Die Vertreterinnen und Vertreter des Volkswagen-Betriebsrats sind empört. Sie werfen der Konzernführung in einem internen Schreiben, das unserer Redaktion vorliegt, „eine Kampfansage von historischem Ausmaß an die eigene Belegschaft und ganze Heimatregionen im Herz des Konzerns“ vor. Die Lage ist dramatisch: Die Gesamtbetriebsrats-Vorsitzende Daniela Cavallo enthüllte am Montag vor den Verhandlungen mit der Arbeitgeberseite am Mittwoch Pläne der Konzernführung, „mindestens drei VW-Fabriken in Deutschland zu schließen“. Bisher war von zwei Standorten die Rede. Wenn sich das Management durchsetze, würden zehntausende Arbeitsplätze wegfallen, zumal nach Informationen des Betriebsrats auch die dann noch verbleibenden Volkswagen-Werke geschrumpft werden sollen.

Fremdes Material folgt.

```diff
@@ -1025,11 +1036,15 @@
                                self.ldp[net], self.cfg.fast_lr, self.stream)
             if lat:
                 last = step == self.cfg.local_fit_steps - 1
-                L.rcmarl_layer1_backward_sgd_lattice(self.lat_ktp[xkey].data_ptr(), g.ktp[0], g.ktp[1],
-                                                     dzp.data_ptr(), g.dzp[0], g.dzp[1],
-                                                     self.lat_alpha[xkey].data_ptr(), msg.data_ptr(), mask.data_ptr(), S, N,
-                                                     B, self.in_dim[net], HID, self.ldp[net], self.cfg.fast_lr,
-                                                     None if last else wp.data_ptr(), g.wp[0], g.wp[1], self.stream)
+                args = (self.lat_ktp[xkey].data_ptr(), g.ktp[0], g.ktp[1], dzp.data_ptr(), g.dzp[0], g.dzp[1],
+                        self.lat_alpha[xkey].data_ptr(), msg.data_ptr(), mask.data_ptr(), S, N, B, self.in_dim[net], HID,
+                        self.ldp[net], self.cfg.fast_lr, None if last else wp.data_ptr(), g.wp[0], g.wp[1])
+                wt = self.lat_w1_tiled
+                if wt is not None and self.cfg.local_fit_steps >= 2:
+                    L.rcmarl_layer1_backward_sgd_lattice_tiled(*args, wt.data_ptr(), 4 * wt.numel(), int(step > 0), int(not last),
+                                                               self.stream)
+                else:
+                    L.rcmarl_layer1_backward_sgd_lattice(*args, self.stream)
                 wp_fresh = True
             else:
                 L.rcmarl_layer1_backward_sgd(ptr, stride, a1.data_ptr(), msg.data_ptr(), mask.data_ptr(), S, N, B,
diff --git a/resilient-consensus-based-marl_amd/timing.py b/resilient-consensus-based-marl_amd/timing.py
--- a/resilient-consensus-based-marl_amd/timing.py
+++ b/resilient-consensus-based-marl_amd/timing.py
@@ -27,6 +27,7 @@
     "rcmarl_mid_fit": lambda a: (a[4] * a[5] * a[6] * (8.0 * a[8] ** 2 + 12.0 * a[8]), 8.0 * a[4] * a[5] * a[6] * a[8]),
     "rcmarl_layer1_forward_lattice": lambda a: _gemm_flops(a, 8),
     "rcmarl_layer1_backward_sgd_lattice": lambda a: _gemm_flops(a, 9),
+    "rcmarl_layer1_backward_sgd_lattice_tiled": lambda a: _gemm_flops(a, 9),
     "rcmarl_mid_fit_lattice": lambda a: (a[7] * a[8] * a[9] * (8.0 * a[11] ** 2 + 12.0 * a[11]),
                                          (4.0 + 2.0 * lattice_pieces(2)) * a[7] * a[8] * a[9] * a[11]),
     "rcmarl_w1_split": lambda a: (0.0, (4.0 + 2.0 * lattice_pieces(1)) * a[3] * a[4] * a[5] * a[6]),
@@ -53,6 +54,8 @@
         for name in capi.SIGNATURES:
             fn = getattr(lib, name)
             setattr(self, name, fn if name in capi.UNCHECKED else self._wrap(name, fn))
+        for name in capi.LONG_QUERIES:
+            setattr(self, name, getattr(lib, name))
 
     def _wrap(self, name, fn):
         def call(*args):
```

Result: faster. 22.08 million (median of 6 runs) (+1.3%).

Noch hat die VW-Spitze die Angaben der Arbeitnehmerseite nicht bestätigt. Es ist weiter unklar, welche Standorte das Management dichtmachen will. Volkswagen ist in Deutschland mit Fabriken in Wolfsburg, Braunschweig, Emden, Salzgitter, Osnabrück, Hannover, Kassel, Chemnitz, Dresden und Zwickau vertreten. Damit sind Niedersachsen und Ostdeutschland von möglichen Standort-Schließungen in hohem Maße betroffen. Dass der Stammsitz in Wolfsburg dichtgemacht werden soll, gilt als ausgeschlossen. Damit sind kleinere Werke wohl besonders gefährdet.
Welche VW-Werke stehen auf der Kippe?
Auf der Kippe stehen damit ausschließlich Standorte der Marke VW. Andere Tochter-Unternehmen des Volkswagen-Konzerns wie Audi sind nicht betroffen. Nach Darstellung von Daniela Cavallo hat der Vorstand „das Kahlschlag-Vorhaben“ kürzlich dem Gesamtbetriebsrat präsentiert. Die Arbeitnehmervertreterin zeigte sich enttäuscht und wütend, dass die VW-Manager nicht von sich aus die nun viel heftigeren Pläne öffentlich machen und dies auf den Betriebsrat abschieben. Cavallo kritisierte: „Der Belegschaft gegenüber schweigt der Vorstand weiter.“ Daher informieren jetzt am Montag die jeweiligen Arbeitnehmer-Gremien die Belegschaften an allen zehn deutschen VW-Standorten. Die Gesamtbetriebsrats-Vorsitzende berichtete von den radikalen Plänen des Volkswagen-Vorstands, der überzeugt sei, dass es ohne solche Einschnitte nicht gehe. Demnach sollen weitere Produkte, Stückzahlen, Schichten und ganze Montagelinien aus der Produktion herausgenommen werden.
Cavallo ist überzeugt: „Alle deutschen VW-Werke sind von diesen Plänen betroffen. Keines ist sicher.“ Der Vorstand wolle sich zusätzlich von ganzen Abteilungen und Bereichen trennen, um die dortige Arbeit ins Ausland zu verlagern oder sie gleich komplett extern zu vergeben. Dabei soll es nach den Kenntnissen von Cavallo nicht bleiben: Nach dem Willen der Unternehmens-Spitze müssten die verbliebenen Beschäftigten heftige Gehaltsverluste hinnehmen. Cavallo sprach davon, dass der Vorstand allen Mitarbeiterinnen und Mitarbeitern zehn Prozent vom Monatsentgelt wegnehmen wolle und das dauerhaft: „Damit nicht genug: Nach dem Minus von zehn Prozent sollen wir zwei Nullrunden fahren. Also 2025 und 2026 keine Erhöhungen.“
Scholz schaltet sich in VW-Diskussion ein
Und wie reagiert die Politik auf das Volkswagen-Beben? Die Bundesregierung forderte den VW-Konzern auf, Jobs zu erhalten. Man müsse noch abwarten, was Volkswagen selbst dazu erklärt, sagte ein Regierungssprecher mit Blick auf Angaben des Betriebsrats. Die Haltung von Bundeskanzler Olaf Scholz dazu sei aber klar – „nämlich, dass mögliche falsche Managemententscheidungen aus der Vergangenheit nicht zulasten der Arbeitnehmerinnen und Arbeitnehmer gehen dürfen“. Nun müssten Arbeitsplätze erhalten und gesichert werden.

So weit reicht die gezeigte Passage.